* **Assigned task**
Copy each line of the records below that mentions the word "lines".

..........

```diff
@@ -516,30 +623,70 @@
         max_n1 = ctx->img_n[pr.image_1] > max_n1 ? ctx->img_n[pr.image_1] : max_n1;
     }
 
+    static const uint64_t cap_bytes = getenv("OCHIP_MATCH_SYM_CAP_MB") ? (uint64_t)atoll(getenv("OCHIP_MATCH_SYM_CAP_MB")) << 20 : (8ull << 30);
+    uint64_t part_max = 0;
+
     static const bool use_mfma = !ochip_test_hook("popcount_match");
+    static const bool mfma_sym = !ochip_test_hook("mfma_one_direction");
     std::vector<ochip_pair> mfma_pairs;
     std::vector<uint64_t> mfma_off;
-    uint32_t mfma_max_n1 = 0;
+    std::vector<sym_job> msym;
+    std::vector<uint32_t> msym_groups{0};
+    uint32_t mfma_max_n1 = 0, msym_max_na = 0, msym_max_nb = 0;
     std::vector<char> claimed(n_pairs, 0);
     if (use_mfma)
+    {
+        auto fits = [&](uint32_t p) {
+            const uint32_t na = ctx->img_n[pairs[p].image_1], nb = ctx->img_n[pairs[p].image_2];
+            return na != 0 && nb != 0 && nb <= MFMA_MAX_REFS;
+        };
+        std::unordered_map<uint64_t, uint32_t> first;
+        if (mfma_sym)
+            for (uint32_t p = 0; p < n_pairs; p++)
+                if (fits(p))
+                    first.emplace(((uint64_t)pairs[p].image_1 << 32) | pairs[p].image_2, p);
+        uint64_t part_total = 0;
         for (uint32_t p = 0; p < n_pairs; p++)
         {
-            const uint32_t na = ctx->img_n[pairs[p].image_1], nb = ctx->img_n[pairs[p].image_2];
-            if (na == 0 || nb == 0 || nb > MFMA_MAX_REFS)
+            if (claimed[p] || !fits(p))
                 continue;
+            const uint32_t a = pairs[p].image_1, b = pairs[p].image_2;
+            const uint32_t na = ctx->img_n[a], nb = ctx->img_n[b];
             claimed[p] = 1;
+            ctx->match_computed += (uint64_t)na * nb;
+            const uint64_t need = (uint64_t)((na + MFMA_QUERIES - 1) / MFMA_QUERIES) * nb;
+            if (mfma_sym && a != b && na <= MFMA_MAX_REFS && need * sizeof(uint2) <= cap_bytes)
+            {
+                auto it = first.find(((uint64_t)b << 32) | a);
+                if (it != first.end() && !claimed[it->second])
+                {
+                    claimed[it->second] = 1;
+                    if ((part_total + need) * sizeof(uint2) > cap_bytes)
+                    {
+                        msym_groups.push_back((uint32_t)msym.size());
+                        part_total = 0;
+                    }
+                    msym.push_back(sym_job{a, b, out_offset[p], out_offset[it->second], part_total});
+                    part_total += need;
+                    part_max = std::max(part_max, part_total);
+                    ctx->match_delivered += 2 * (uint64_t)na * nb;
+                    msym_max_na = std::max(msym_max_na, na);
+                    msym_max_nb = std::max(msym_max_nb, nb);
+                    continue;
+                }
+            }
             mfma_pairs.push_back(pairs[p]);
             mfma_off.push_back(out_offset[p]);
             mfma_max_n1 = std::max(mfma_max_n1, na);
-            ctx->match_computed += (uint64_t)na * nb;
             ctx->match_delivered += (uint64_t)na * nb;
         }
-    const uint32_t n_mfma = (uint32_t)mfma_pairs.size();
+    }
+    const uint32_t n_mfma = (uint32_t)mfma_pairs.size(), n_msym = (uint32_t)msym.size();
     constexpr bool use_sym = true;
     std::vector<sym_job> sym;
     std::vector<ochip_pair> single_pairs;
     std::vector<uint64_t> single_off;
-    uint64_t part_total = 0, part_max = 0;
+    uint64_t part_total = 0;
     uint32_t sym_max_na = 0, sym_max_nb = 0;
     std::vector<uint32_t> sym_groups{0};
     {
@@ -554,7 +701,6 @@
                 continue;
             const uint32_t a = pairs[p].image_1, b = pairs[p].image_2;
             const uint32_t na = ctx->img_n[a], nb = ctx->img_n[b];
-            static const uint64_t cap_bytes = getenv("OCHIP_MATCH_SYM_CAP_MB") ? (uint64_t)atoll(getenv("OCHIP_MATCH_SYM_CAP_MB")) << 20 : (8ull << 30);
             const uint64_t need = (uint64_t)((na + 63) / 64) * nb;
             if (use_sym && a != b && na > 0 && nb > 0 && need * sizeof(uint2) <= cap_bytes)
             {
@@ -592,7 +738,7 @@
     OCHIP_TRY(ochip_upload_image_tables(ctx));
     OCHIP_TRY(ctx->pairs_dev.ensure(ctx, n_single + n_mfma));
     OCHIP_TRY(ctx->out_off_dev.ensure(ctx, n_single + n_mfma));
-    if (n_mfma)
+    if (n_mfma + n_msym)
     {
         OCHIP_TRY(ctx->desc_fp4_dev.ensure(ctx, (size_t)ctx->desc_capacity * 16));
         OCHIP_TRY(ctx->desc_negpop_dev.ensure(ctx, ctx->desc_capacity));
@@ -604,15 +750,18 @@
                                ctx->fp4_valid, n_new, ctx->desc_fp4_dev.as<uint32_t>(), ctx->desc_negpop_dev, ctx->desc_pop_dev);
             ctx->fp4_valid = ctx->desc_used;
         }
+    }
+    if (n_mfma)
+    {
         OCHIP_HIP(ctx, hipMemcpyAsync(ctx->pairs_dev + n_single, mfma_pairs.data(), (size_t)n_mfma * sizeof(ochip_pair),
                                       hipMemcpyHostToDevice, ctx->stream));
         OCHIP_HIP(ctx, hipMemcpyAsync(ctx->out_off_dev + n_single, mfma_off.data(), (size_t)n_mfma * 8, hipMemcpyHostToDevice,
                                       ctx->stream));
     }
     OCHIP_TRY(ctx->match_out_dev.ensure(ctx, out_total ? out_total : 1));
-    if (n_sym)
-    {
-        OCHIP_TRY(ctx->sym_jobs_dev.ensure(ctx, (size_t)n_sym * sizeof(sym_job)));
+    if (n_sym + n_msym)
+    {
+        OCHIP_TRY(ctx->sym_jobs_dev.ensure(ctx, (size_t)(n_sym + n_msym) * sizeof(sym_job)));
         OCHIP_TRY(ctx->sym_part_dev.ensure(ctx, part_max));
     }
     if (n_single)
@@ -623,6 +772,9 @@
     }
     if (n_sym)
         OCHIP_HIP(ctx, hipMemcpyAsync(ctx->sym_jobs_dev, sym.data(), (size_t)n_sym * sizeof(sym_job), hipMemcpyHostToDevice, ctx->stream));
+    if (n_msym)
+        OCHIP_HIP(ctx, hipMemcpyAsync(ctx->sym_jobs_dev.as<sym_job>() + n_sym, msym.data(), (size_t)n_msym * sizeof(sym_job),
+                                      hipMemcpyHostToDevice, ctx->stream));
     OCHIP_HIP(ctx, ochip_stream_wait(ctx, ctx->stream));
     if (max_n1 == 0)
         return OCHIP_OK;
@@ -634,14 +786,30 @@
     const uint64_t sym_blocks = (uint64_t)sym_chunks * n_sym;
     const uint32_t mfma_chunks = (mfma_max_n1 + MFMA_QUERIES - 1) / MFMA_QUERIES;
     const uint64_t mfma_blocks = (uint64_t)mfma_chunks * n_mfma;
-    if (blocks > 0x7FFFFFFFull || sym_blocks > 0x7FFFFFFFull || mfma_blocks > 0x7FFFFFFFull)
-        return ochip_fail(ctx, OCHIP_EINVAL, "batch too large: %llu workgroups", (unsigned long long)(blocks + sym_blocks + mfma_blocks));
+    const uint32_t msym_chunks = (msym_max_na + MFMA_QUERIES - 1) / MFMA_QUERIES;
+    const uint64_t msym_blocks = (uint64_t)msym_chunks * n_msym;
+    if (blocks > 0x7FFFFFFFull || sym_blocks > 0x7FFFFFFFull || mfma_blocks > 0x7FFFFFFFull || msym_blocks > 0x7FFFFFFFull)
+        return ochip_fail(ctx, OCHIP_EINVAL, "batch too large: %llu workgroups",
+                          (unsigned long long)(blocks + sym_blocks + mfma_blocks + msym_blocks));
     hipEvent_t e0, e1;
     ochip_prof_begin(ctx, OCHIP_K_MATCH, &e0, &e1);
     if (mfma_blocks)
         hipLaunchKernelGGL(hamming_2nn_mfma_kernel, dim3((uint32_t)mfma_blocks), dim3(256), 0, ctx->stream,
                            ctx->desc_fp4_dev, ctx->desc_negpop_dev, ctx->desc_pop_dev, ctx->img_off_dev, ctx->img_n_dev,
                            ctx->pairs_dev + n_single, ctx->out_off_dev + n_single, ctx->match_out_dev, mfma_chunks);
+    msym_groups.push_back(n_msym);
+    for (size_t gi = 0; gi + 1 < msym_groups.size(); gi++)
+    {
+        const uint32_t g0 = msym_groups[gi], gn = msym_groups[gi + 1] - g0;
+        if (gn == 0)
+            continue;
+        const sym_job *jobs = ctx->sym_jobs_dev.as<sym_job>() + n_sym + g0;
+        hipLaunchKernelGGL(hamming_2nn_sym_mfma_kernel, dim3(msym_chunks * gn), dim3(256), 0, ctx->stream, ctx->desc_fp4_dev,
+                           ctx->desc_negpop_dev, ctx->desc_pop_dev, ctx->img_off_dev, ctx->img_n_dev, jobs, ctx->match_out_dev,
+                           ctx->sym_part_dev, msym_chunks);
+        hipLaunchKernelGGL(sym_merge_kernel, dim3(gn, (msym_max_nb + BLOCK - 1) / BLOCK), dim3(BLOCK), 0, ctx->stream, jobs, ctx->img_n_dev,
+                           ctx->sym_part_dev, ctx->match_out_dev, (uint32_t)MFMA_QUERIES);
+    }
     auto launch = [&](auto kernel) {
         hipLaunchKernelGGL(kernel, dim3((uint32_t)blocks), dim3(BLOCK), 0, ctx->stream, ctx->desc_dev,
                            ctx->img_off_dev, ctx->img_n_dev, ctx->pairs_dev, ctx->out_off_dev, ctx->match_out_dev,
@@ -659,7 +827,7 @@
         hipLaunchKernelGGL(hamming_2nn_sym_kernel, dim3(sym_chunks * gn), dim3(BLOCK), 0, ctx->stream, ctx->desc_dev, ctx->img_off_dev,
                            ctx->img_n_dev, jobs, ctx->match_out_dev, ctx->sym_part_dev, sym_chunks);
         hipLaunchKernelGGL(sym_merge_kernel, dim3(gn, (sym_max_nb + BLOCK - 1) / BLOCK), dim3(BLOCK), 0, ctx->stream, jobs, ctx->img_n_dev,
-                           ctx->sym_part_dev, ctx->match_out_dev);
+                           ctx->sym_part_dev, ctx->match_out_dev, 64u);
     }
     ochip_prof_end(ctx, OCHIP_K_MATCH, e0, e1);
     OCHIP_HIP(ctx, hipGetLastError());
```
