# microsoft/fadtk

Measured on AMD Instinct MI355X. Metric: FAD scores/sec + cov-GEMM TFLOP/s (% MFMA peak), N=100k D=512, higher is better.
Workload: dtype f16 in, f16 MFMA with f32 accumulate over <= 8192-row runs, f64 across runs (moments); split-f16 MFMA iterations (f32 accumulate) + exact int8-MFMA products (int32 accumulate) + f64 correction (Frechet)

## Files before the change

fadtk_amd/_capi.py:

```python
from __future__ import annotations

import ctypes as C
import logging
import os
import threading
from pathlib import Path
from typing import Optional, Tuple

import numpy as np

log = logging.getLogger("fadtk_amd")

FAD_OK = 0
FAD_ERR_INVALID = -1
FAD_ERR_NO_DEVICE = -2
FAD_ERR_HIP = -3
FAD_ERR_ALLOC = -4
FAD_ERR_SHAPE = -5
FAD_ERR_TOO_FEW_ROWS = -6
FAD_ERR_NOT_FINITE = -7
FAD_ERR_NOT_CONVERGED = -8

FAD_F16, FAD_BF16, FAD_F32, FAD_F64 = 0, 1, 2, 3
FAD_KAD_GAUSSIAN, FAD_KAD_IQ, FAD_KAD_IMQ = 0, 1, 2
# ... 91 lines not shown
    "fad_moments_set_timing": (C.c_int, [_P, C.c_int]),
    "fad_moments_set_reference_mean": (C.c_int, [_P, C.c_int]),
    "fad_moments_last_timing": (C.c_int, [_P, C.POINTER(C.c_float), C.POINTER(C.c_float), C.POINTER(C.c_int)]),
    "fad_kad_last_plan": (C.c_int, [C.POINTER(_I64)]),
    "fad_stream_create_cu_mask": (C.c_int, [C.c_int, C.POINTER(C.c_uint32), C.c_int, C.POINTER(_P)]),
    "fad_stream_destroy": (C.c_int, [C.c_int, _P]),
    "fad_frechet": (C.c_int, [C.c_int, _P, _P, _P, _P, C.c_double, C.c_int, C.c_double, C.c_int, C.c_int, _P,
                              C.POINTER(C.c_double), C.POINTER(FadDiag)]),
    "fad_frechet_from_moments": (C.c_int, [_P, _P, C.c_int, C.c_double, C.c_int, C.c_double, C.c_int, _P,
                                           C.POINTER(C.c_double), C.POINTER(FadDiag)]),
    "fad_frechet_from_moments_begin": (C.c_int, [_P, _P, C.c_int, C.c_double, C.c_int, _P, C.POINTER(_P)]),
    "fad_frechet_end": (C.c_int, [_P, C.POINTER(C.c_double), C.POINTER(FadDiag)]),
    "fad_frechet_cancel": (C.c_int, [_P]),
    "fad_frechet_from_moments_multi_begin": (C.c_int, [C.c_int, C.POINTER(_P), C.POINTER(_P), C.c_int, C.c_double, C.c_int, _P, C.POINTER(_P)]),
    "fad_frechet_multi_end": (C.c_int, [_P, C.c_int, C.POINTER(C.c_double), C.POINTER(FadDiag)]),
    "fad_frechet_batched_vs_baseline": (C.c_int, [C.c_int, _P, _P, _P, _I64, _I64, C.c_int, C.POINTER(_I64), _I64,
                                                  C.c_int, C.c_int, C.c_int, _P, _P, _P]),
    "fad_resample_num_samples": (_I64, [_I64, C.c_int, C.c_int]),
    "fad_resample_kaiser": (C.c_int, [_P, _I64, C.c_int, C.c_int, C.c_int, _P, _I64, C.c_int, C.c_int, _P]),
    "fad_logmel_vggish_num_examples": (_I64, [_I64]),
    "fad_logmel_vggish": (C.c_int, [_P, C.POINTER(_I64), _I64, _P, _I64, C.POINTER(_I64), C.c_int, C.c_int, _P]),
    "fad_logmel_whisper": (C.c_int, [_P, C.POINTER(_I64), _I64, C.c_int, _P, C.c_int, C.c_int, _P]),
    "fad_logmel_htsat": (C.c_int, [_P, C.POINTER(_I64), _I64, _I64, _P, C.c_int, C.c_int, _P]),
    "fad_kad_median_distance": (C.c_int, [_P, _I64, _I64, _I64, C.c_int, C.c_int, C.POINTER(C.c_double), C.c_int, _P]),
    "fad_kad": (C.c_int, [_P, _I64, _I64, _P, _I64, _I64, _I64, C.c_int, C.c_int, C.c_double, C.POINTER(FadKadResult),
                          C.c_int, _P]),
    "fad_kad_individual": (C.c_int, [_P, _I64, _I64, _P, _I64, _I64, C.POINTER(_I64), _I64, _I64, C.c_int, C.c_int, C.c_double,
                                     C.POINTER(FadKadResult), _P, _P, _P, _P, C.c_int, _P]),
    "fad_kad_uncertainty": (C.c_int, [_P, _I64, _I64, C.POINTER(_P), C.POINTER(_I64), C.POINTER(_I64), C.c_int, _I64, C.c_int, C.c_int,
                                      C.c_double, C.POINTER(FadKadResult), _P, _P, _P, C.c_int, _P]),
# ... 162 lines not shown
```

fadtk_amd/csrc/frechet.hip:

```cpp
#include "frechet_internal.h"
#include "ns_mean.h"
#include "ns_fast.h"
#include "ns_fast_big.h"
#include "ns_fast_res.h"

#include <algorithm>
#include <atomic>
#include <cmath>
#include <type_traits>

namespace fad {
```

..........

* **Response below**
# ... 91 lines not shown
# ... 162 lines not shown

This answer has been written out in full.